Also stupid scientific management theory established the 15 minute morning and afternoon break with a 20-30 minute lunch by combining hours. The original theory showed 5 minutes break out if every hour really helps a lot. And after 8 hours your performance drops pretty quickly. On strenuous jobs by 12 hours you're basically unproductive. By about 16 hours or so you can't pass a sobriety test even without alcohol.

Room temperature is important too. We sleep best if our bodies are warm but the room is a bit cooler. Ever sleep with the windows open in the fall/spring? It's like that. Those stupid white noise ocean or cricket radio sounds help too.


Sent from my SM-T350 using Tapatalk


----------



## flyboy (Jun 13, 2011)

micromind said:


> I was born tired and keep getting more and more tired as the years go by.........
> 
> I get form 3 - 5 hours of sleep a night, usually closer to 3. Once in a great while, I will get 5 or 6, I doubt if I've ever gotten more than that.
> 
> ...


Which is how long it seemed reading this post. Now I'm tired and need a nap. :sleeping:


----------



## daveEM (Nov 18, 2012)

MechanicalDVR said:


> 3. Drink more coffee
> 
> 4. Take a day off to nap
> 
> 5. Drink more coffee


Yep. Italian Dark Roast for me. K-cup pods.


----------



## MechanicalDVR (Dec 29, 2007)

daveEM said:


> Yep. Italian Dark Roast for me. K-cup pods.


:thumbup:


Ever try Cafe' Bustelo?


----------



## jelhill (Nov 11, 2018)

MechanicalDVR said:


> 1. Drink more coffee
> 
> 2. Run to the range and punch holes in paper at long distances
> 
> ...



#4 and #10 (In my case... while drinking hot chocolate) :thumbup::thumbup:


----------



## macmikeman (Jan 23, 2007)

Get an 18 yr old girlfriend. That'l wake you up. If your lucky she'll be a mute though. Blind and mute. That's the ticket. Yea............


----------



## daveEM (Nov 18, 2012)

MechanicalDVR said:


> :thumbup:
> 
> 
> Ever try Cafe' Bustelo?


No. Never heard of it. Looks like 'on line' for me in Canada. I flagged some on Amazon... might order a box in to try it out.


----------



## MechanicalDVR (Dec 29, 2007)

daveEM said:


> No. Never heard of it. Looks like 'on line' for me in Canada. I flagged some on Amazon... might order a box in to try it out.


I love it, not as harsh as Medaglia d'oro by any means and less pricey when I picked it up. I get it at Walmart in the 10oz brick.

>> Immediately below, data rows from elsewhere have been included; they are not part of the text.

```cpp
__global__ __launch_bounds__(1024, 8)
void k_lz2_partition_direct(const uint8_t *__restrict__ in, uint64_t n_total, LzP P, Lz2Scratch sc, uint64_t block0)
{
    __shared__ __attribute__((aligned(16))) uint32_t s_grp[LZ2_NG];
    __shared__ uint32_t s_safe[LZ2_NG / 32];
    __shared__ uint64_t s_scan64[18];
    __shared__ uint32_t s_scan32[18];
    __shared__ uint32_t s_thr[LZ2_MAXPARTS + 1];
    __shared__ uint32_t s_pstart[LZ2_MAXPARTS + 1];
    __shared__ uint32_t s_s0, s_flag, s_K, s_wbase, s_wbase2;
    __shared__ uint8_t s_wrank[LZ2_MAXPARTS];
    static_assert(LZ_MAX_BLOCK == 64u * 1024u, "64 positions per thread");

    const int tid = threadIdx.x;
    const uint32_t lb = blockIdx.x;
    long long tk = clock64();
    const uint8_t *src; uint32_t n;
    lz_block_src<false>(in, n_total, P.block, block0, lb, src, n);
    const uint32_t Tmask = (1u << P.tbits) - 1u;
    const uint32_t gshift = P.tbits - LZ2_NG_BITS;
    const uint32_t p0 = 64u * (uint32_t)tid;

    uint32_t w[17];
    {
        const uint32_t last = n ? (n - 1u) & ~15u : 0u;
        uint4 v[4] = {};
        uint32_t v4 = 0u;
        if (n) {
#pragma unroll
            for (uint32_t k = 0; k < 4u; ++k) { const uint32_t o = p0 + 16u * k; v[k] = *reinterpret_cast<const uint4 *>(src + (o <= last ? o : last)); }
            v4 = *reinterpret_cast<const uint32_t *>(src + (p0 + 64u <= last ? p0 + 64u : last));
        }
#pragma unroll
        for (uint32_t k = 0; k < 4u; ++k) { w[4 * k] = v[k].x; w[4 * k + 1] = v[k].y; w[4 * k + 2] = v[k].z; w[4 * k + 3] = v[k].w; }
        w[16] = v4;
    }
    for (uint32_t i = tid; i < LZ2_NG; i += 1024) s_grp[i] = 0;
    for (uint32_t i = tid; i < LZ2_NG / 32; i += 1024) s_safe[i] = 0;
    if (tid == 0) { s_s0 = ~0u; s_flag = 0; }
    __syncthreads();
    PT_TICK(0);
    if (p0 + 68u > n) {
#pragma unroll
        for (uint32_t j = 0; j < 17u; ++j) {
            const uint32_t o = p0 + 4u * j, keep = n > o ? n - o : 0u;
            if (keep < 4u) w[j] &= keep ? (1u << (8u * keep)) - 1u : 0u;
        }
    }
    auto group_of = [&](uint32_t i) -> uint32_t {
        const uint32_t word = (i & 3u) ? __builtin_amdgcn_alignbyte(w[(i >> 2) + 1], w[i >> 2], i & 3u) : w[i >> 2];
        return (lz_mix32(word) & Tmask) >> gshift;
    };
    uint32_t gcache[32];
    if (p0 < n) {
#pragma unroll
        for (uint32_t i = 0; i < 64u; ++i) {
            const uint32_t g = group_of(i);
            atomicAdd(&s_grp[g], p0 + i < n ? 1u : 0u);
            if (i & 1u) gcache[i >> 1] |= g << 16; else gcache[i >> 1] = g;
            if ((i & 7u) == 7u) __builtin_amdgcn_sched_barrier(0);
        }
    }
    __syncthreads();
    PT_TICK(1);

    uint8_t *s_gpart = reinterpret_cast<uint8_t *>(s_grp);
    uint32_t gstart_;
    if (!lz2_partition_cuts(Lz2PartLds{s_grp, s_safe, s_scan64, s_scan32, s_thr, s_pstart, s_gpart, s_wrank, &s_s0, &s_flag, &s_K, &s_wbase, &s_wbase2}, P, sc, lb, n, tid, tk, gstart_)) return;

    uint32_t pb[16], lo[PMP_PLANES], hi[PMP_PLANES];
#pragma unroll
    for (uint32_t q = 0; q < 16u; ++q) pb[q] = PMP_NONE * 0x01010101u;
    if (p0 < n) {
#pragma unroll
        for (uint32_t i = 0; i < 64u; ++i) {
            const uint32_t g = (gcache[i >> 1] >> (16u * (i & 1u))) & 0xFFFFu;
            const uint32_t look = s_gpart[(g - gstart_) & (LZ2_NG - 1u)], part = (p0 + i < n) ? look : PMP_NONE;
            if (i & 3u) pb[i >> 2] |= part << (8u * (i & 3u)); else pb[i >> 2] = part;
            if ((i & 7u) == 7u) __builtin_amdgcn_sched_barrier(0);
        }
    }
    pmp_planes_of_bytes(pb, lo, hi);
    PT_TICK(5);
    uint2 *dst = reinterpret_cast<uint2 *>(sc.partmap + (size_t)lb * (PMP_BLOCK_BYTES / 4u)) + tid;
#pragma unroll
    for (uint32_t b = 0; b < PMP_PLANES; ++b) dst[b * (PMP_PLANE_BYTES / 8u)] = make_uint2(lo[b], hi[b]);
    PT_TICK(6);
    if (sc.dbg && tid == 0) atomicAdd((unsigned long long *)&sc.dbg[47], 1ull);
}
}

void lz2_launch_partition(const uint8_t *d_in, uint64_t n, const LzP &P, const Lz2Scratch &sc, uint64_t block0, uint32_t nb, hipStream_t s)
{
    bool direct = !(P.flags & LZP_DESC) && (((uintptr_t)d_in) & 15u) == 0 && P.block % 16u == 0 && P.block <= LZ_MAX_BLOCK;
#ifdef MI_TEST_HOOKS
    if (P.flags & LZP_OLD_PARTITION) direct = false;
#endif
    if (P.flags & LZP_DESC) hipLaunchKernelGGL(k_lz2_partition<true>, dim3(nb), dim3(1024), 0, s, d_in, n, P, sc, block0);
    else if (direct) hipLaunchKernelGGL(k_lz2_partition_direct, dim3(nb), dim3(1024), 0, s, d_in, n, P, sc, block0);
    else hipLaunchKernelGGL(k_lz2_partition<false>, dim3(nb), dim3(1024), 0, s, d_in, n, P, sc, block0);
}

__global__ __launch_bounds__(1024)
void k_selftest_scan(const int32_t *__restrict__ ab, uint64_t *__restrict__ out)
{
    __shared__ uint64_t s_tmp[18];
    const int tid = threadIdx.x;
    uint64_t tot;
    const uint64_t pre = block_exclusive_scan<uint64_t>(am_pack(AffMax{ab[2 * tid], ab[2 * tid + 1]}), OpAm(), am_pack(AffMax{0, AM_NEG}), s_tmp, &tot);
    out[tid] = pre;
    if (tid == 0) out[1024] = tot;
}

extern "C" int mi_selftest_scan(mi_ctx *ctx, const int32_t *h_ab , uint64_t *h_out )
{
    if (!ctx || !h_ab || !h_out) return 0;
    int32_t *d_ab = nullptr; uint64_t *d_out = nullptr;
    if (hipMalloc(&d_ab, 2048 * 4) != hipSuccess || hipMalloc(&d_out, 1025 * 8) != hipSuccess) return 0;
    int ok = hipMemcpy(d_ab, h_ab, 2048 * 4, hipMemcpyHostToDevice) == hipSuccess;
    if (ok) { hipLaunchKernelGGL(k_selftest_scan, dim3(1), dim3(1024), 0, 0, d_ab, d_out); ok = hipDeviceSynchronize() == hipSuccess; }
    if (ok) ok = hipMemcpy(h_out, d_out, 1025 * 8, hipMemcpyDeviceToHost) == hipSuccess;
    (void)hipFree(d_ab); (void)hipFree(d_out);
    return ok;
}
```

### compression_algorithms_amd/csrc/lz_common.h

```cpp
#pragma once
#include "common.h"
#include "lz_plan.h"
#include <type_traits>

#define LZ_MAX_BLOCK   65536u
#define LZ_TAIL        64u
#define LZ_NONE16      0xFFFFu

#define LZ_TILE_NOM    4096u
#define LZ_TILE_CAP    8192u
#define LZ_GIANT_MIN   (LZ_TILE_CAP - LZ_TILE_NOM)
#define LZ_GIANT_CAP   18432u
#define LZ_MAX_TILES   (LZ_MAX_BLOCK / LZ_TILE_NOM)
#define LZ_WAVE_MIN    128u
#define LZ_MAX_GIANTS_PER_BLOCK (LZ_MAX_BLOCK / LZ_WAVE_MIN + 32u)
#ifndef LZ_TILE_WAVE_MIN
#define LZ_TILE_WAVE_MIN 16u
#endif

struct LzP {
    uint32_t wbits, lbits, tbits, deflate, block;
    uint32_t flags;
    uint32_t *order_flag;
    uint64_t *stats;
};
#define LZP_ARANK 1u
#define LZP_BREAK 2u
#define LZP_FORCE_FB 4u
#define LZP_DESC 8u
#define LZP_LAZY 16u
#define LZP_SMALL_PARTS 32u
#define LZP_OLD_PARTITION 64u

__device__ __forceinline__ void lz_order_violation(const LzP &P)
{
    if (P.order_flag) __hip_atomic_fetch_or(P.order_flag, 1u, __ATOMIC_RELAXED, __HIP_MEMORY_SCOPE_SYSTEM);
}

static inline LzP lz_params_of(mi_ctx *ctx, const mi_lz_params *p)
{
    mi_order_poll(ctx);
    uint32_t fl = ctx->lds_rank_ok ? LZP_ARANK : 0u;
    if (fl && ctx->test_break_rank) fl |= LZP_BREAK;
    if (ctx->test_force_fb) fl |= LZP_FORCE_FB;
    if (ctx->test_small_parts) fl |= LZP_SMALL_PARTS;
    if (ctx->test_old_partition) fl |= LZP_OLD_PARTITION;
    if (p->parse == MI_PARSE_LAZY) fl |= LZP_LAZY;
    return LzP{p->wbits, p->lbits, p->tbits, p->deflate, p->block, fl, ctx->d_order, ctx->d_stats};
}

struct LzBlkDesc {
    const uint8_t *src;
    uint32_t n;
    uint32_t item;
    uint32_t blk;
    uint16_t last;
    uint16_t skip;
};
static_assert(sizeof(LzBlkDesc) == 24, "the table's stride");
#define LZ_DESC_PAD 0xFFFFFFFFu

template <bool DESC>
__device__ __forceinline__ void lz_block_src(const uint8_t *__restrict__ in, uint64_t n_total, uint32_t block, uint64_t block0, uint32_t lb,
                                             const uint8_t *&src, uint32_t &n)
{
    if constexpr (DESC) {
        const LzBlkDesc *d = reinterpret_cast<const LzBlkDesc *>(in) + (block0 + lb);
        src = d->src; n = d->n;
    } else {
        const uint64_t off = (block0 + lb) * (uint64_t)block;
        n = (uint32_t)((n_total - off) < block ? (n_total - off) : block);
        src = in + off;
    }
}

template <bool DICT>
__device__ __forceinline__ uint32_t lz_block_skip(const uint8_t *__restrict__ in, uint64_t block0, uint32_t lb)
{
    if constexpr (DICT) return reinterpret_cast<const LzBlkDesc *>(in)[block0 + lb].skip;
    else return 0u;
}

struct LzBlockMeta {
    uint32_t n;
    uint32_t ngroups;
    uint32_t anom_idx;
    uint32_t limit_idx;
    uint32_t rot;
    uint32_t pad[3];
};

__device__ __forceinline__ uint64_t lz_pack(uint32_t gid, uint32_t pos, uint32_t rloc, uint32_t pid)
{
    return (uint64_t)gid | ((uint64_t)pos << 16) | ((uint64_t)rloc << 32) | ((uint64_t)pid << 48);
}

struct LzScratch {
    uint16_t    *posA, *posB;
    uint64_t    *eA, *eB;
    uint16_t    *cand;
    LzBlockMeta *meta;
    uint32_t    *giant_count;
    uint32_t    *giant_list;
    uint32_t     giant_cap;
    uint32_t    *slot;
    uint64_t    *block_bits;
};
#define LZ_SLOT_WORDS  (LZ_MAX_BLOCK / 2 + 16)
#define LZ_DEFH_HIST_AT 32000u

struct LzwScratch {
    uint64_t *eA, *eB;
    uint32_t *gid;
    uint32_t *rd;
    uint32_t *cstart;
    uint32_t *ncl;
    uint8_t  *t_live;
    uint32_t *t_pos, *t_mix;
    uint32_t *slot_of;
    uint32_t *cand;
    uint32_t *ent;
    uint32_t *relw;
    uint16_t *cand_e;
    uint64_t *clist[6];
    uint32_t *ccount;
    uint32_t *slot;
    uint64_t *block_bits;
    uint32_t  S, slot_words;
};

__device__ __forceinline__ uint32_t lz_giant_slot(const LzScratch &sc, uint32_t g, uint32_t n_back)
{
    return g < n_back ? sc.giant_cap - 1u - g : g - n_back;
}

__device__ __forceinline__ uint32_t lz_mix32(uint32_t w)
{
    uint32_t k = w * 0xcc9e2d51u;
    k = (k << 15) | (k >> 17);
    k *= 0x1b873593u;
    uint32_t h = (k << 13) | (k >> 19);
    h = h * 5u + 0xe6546b64u;
    h ^= h >> 16; h *= 0x85ebca6bu;
    h ^= h >> 13; h *= 0xc2b2ae35u;
    h ^= h >> 16;
    return h;
}

__device__ __forceinline__ uint32_t lds_word(const uint8_t *s, uint32_t p)
{
    const uint32_t *a = reinterpret_cast<const uint32_t *>(s + (p & ~3u));
    const uint64_t v = (uint64_t)a[0] | ((uint64_t)a[1] << 32);
    return (uint32_t)(v >> ((p & 3u) * 8u));
}
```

https://www.walmart.com/ip/3-Pack-Caf-Bustelo-Ground-Coffee-Dark-Roast-10-Ounce-Brick/47243161


----------



## stuiec (Sep 25, 2010)

- naps whenever possible
- two men's league hockey teams
- did I mention naps?


----------



## brian john (Mar 11, 2007)

Sometimes a power nap, sometimes 2 in a day, sometimes a real nap and other times I just sleep.


----------



## stuiec (Sep 25, 2010)

brian john said:


> Sometimes a power nap, sometimes 2 in a day, sometimes a real nap and other times I just sleep.


my minimum is 12 minutes, makes a big difference


----------



## lighterup (Jun 14, 2013)

deali with fatigue?

Get off work...go home...take hot shower then ice bath...it confuses the aching
muscles & bones into believing you just died so all the nerves shut down.


----------



## 99cents (Aug 20, 2012)

I run on adrenaline. If I’m bored with nothing to do, that’s when I get fatigued. People say stress is unhealthy. I eat stress for breakfast. It’s boredom that’s the killer.


----------



## flyboy (Jun 13, 2011)

When I get tired I just put my iPad down and take a nap. 
Then when I wake up I have a cup of coffee and see how many "LIKES" I got. :yawn:


----------



## MikeFL (Apr 16, 2016)

I've been making it a habit to, when I have time, make an afternoon trip the local convenience store which has awesome coffee.
You're looking at clear vessels of the beans you select with many to choose from.
I like the dark roast.
My latest trick is to use a medium cup and tell the robot I want "Small No Room" but only let it run for about 1/3 of that cycle so I get the strong part, then hit the e-stop (red x). 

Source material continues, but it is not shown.